June Hume Park, une étudiante diplômée dans une installation de détection physiologique de feuilles de bourbon, m’aidera avec une démonstration pour former la cellule électrochimique pour l’électropolymérisation. Utilisez un support de cellule Bassi C3 et une statistique de potentiels epsilon EC. Placez la solution d’électropolymérisation dans la cellule électrochimique, puis faites bouillir l’azote pendant 20 minutes pour éliminer l’oxygène dissous.
Fixez maintenant une contre-électrode de gaze de platine à la cellule électrochimique en position de contre-électrode. Fixez ensuite le MAB à la position de l’électrode de travail ou à la position centrale de la cellule électrochimique avec les électrodes de travail face à la gaze de platine, ajustez la profondeur du MAB de sorte que seules les électrodes circulaires soient immergées dans la solution d’électropolymérisation. Éviter le contact de la solution avec les pastilles de contact électriques carrées.
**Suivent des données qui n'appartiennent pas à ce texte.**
# codeMonkey339/Congestion-control-with-BitTorren

Measured on AMD Instinct MI355X. Metric: GiB/s device-resident SHA-1 over 512KB chunks; % of HBM-read roofline, higher is better.
Workload: dtype u32; 1 GPU; 4096 x 524288 B chunks per GPU, device-resident (BASELINE config 2); chunks_per_gpu=4096, chunk_bytes=524288, kernel=split_u4_2prod, kernel_requested=auto, streams=1, parallelism=chunk-sharded x1, no collective

## Files before the change

### congestion-control-with-bittorren_amd/csrc/rt_device.hip

```cpp
#include <algorithm>
#include <atomic>
#include <cctype>
#include <cstdarg>
#include <cstdio>
#include <cstdlib>
#include <cstring>
#include <mutex>
#include <sched.h>
#include <string>
#include <vector>

#include "sha1_runtime_internal.h"

using namespace s1rt;

namespace {
std::atomic<uint64_t> g_launches[kLaunchCounters];

std::string sysfs_line(const char* path) {
    char buf[4096] = {0};
    if (FILE* f = fopen(path, "r")) {
        if (!fgets(buf, sizeof buf, f)) buf[0] = 0;
        fclose(f);
    }
// ... 69 lines not shown
    std::call_once(n.once, [&] {
        if (numa_off()) return;
        cpu_set_t allowed, mine;
        if (!s1host::process_cpus(&allowed)) return;
        constexpr int kMinNearCpus = 4;
        if (device_node_cpus(id, allowed, &mine) < kMinNearCpus || CPU_EQUAL(&mine, &allowed)) return;
        n.set = mine;
        n.ok = true;
    });
    return n.ok ? &n.set : nullptr;
}

const std::vector<cpu_set_t>& receive_domains(int id) {
    struct Dom {
        std::once_flag once;
        std::vector<cpu_set_t> dom;
    };
    static Dom doms[64];
    static const std::vector<cpu_set_t> none;
    if (id < 0 || id >= 64) return none;
    Dom& d = doms[id];
    std::call_once(d.once, [&] {
        cpu_set_t allowed, base;
        if (!s1host::process_cpus(&allowed)) return;
        if (numa_off() || device_node_cpus(id, allowed, &base) == 0) base = allowed;
        s1host::l3_domains(base, &d.dom, [](int cpu) {
            char path[128];
            snprintf(path, sizeof path, "/sys/devices/system/cpu/cpu%d/cache/index3/shared_cpu_list", cpu);
            return sysfs_line(path);
        });
    });
    return d.dom;
}

thread_local int t_dev = 0;

int fail(int code, const char* fmt, ...) {
    char buf[512];
    va_list ap;
    va_start(ap, fmt);
    vsnprintf(buf, sizeof buf, fmt, ap);
    va_end(ap);
    t_err = buf;
    return code;
}

std::string g_probe_err;
Device* g_dev = nullptr;

int device_count() {
    std::call_once(g_once, probe);
    return g_count;
}

int ensure_slots(Device& D, int n) {
    for (int i = 0; i < n && i < kMaxSlots; ++i) {
        Slot& s = D.slot[i];
        if (s.stream) continue;
        HIP_TRY(hipEventCreateWithFlags(&s.done, hipEventDisableTiming));
        HIP_TRY(hipEventCreateWithFlags(&s.copied, hipEventDisableTiming));
        HIP_TRY(hipStreamCreateWithFlags(&s.stream, hipStreamNonBlocking));
    }
    return SHA1CHUNK_OK;
}

int ensure_copy(Device& D) {
    if (!D.copy) HIP_TRY(hipStreamCreateWithFlags(&D.copy, hipStreamNonBlocking));
    return SHA1CHUNK_OK;
}

int get_device(Device** out) {
    if (device_count() <= 0) return fail(SHA1CHUNK_ENODEV, "%s", g_probe_err.c_str());
    if (t_dev < 0 || t_dev >= g_count) return fail(SHA1CHUNK_EINVAL, "bad device %d", t_dev);
    Device& D = g_dev[t_dev];
    HIP_TRY(hipSetDevice(D.id));
    if (!D.ready.load(std::memory_order_acquire)) {
        std::lock_guard<std::mutex> lk(D.mu);
        if (!D.ready.load(std::memory_order_relaxed)) {
            hipDeviceProp_t pr;
            HIP_TRY(hipGetDeviceProperties(&pr, D.id));
            D.cus = pr.multiProcessorCount;
            int rc = ensure_slots(D, 1);
            if (rc) return rc;
            D.ready.store(true, std::memory_order_release);
        }
    }
    *out = &D;
    return SHA1CHUNK_OK;
}

int copies_issued(Slot& s, hipStream_t cs) {
    if (cs == s.stream) return SHA1CHUNK_OK;
    HIP_TRY(hipEventRecord(s.copied, cs));
    HIP_TRY(hipStreamWaitEvent(s.stream, s.copied, 0));
    return SHA1CHUNK_OK;
}

int discard_in_flight(Device& D) {
    for (auto& s : D.slot) {
        if (!s.busy) continue;
        s.busy = false;
        HIP_TRY(hipEventSynchronize(s.done));
    }
    return SHA1CHUNK_OK;
}

int drain_cus_take(Device* D) {
    const int want = static_cast<int>(
        std::max<uint64_t>(1, std::min<uint64_t>({static_cast<uint64_t>(D->cus), 1024, env_u64("SHA1CHUNK_VQ_CUS", 64)})));
    const int budget = static_cast<int>(std::min<uint64_t>(
        static_cast<uint64_t>(D->cus), env_u64("SHA1CHUNK_VQ_CU_BUDGET", static_cast<uint64_t>(D->cus / 2))));
    std::lock_guard<std::mutex> lk(D->drain_mu);
    const int left = budget - D->drain_cus;
    const int take = std::min(want, left);
    if (take < std::min(want, 8)) return 0;
    D->drain_cus += take;
    return take;
}

void drain_cus_give(int dev, int cus) {
    if (dev < 0 || dev >= g_count) return;
    std::lock_guard<std::mutex> lk(g_dev[dev].drain_mu);
    g_dev[dev].drain_cus -= cus;
}

int drain_cus_held() {
    if (!g_dev || t_dev < 0 || t_dev >= g_count) return 0;
    std::lock_guard<std::mutex> lk(g_dev[t_dev].drain_mu);
    return g_dev[t_dev].drain_cus;
}
}

extern "C" {

int s1be_device_count(void) {
    const int n = device_count();
    if (n <= 0) fail(SHA1CHUNK_ENODEV, "%s", g_probe_err.c_str());
    return n;
}

int s1be_set_device(int device) {
    const int n = device_count();
    if (n <= 0) return fail(SHA1CHUNK_ENODEV, "%s", g_probe_err.c_str());
    if (device < 0 || device >= n) return fail(SHA1CHUNK_EINVAL, "device %d of %d", device, n);
    t_dev = device;
    return SHA1CHUNK_OK;
}
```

Placez ensuite une électrode à saturation bassi à la position d’électrode de référence de la pile électrochimique. Assurez-vous que l’électrode de référence ne touche pas les électrodes de travail et les contre-électrodes. Ensuite, en utilisant les potentiels epsilon EC, stat gal Vanos stat, exécutez un seul gramme cyclique de zéro à 1,1 volts avec une vitesse de balayage de 20 millivolts par seconde sur une échelle de plus moins 100 microampu.
Pour la détection du calcium, effectuez le dépôt de sulfate de calcium PDO sur la bulle MAB, la solution de sulfate de calcium e. plus pendant 20 minutes. Pour caractériser les surfaces des pdot, utilisez la télémétrie cyclique des conjugués de polymères à base de pdot.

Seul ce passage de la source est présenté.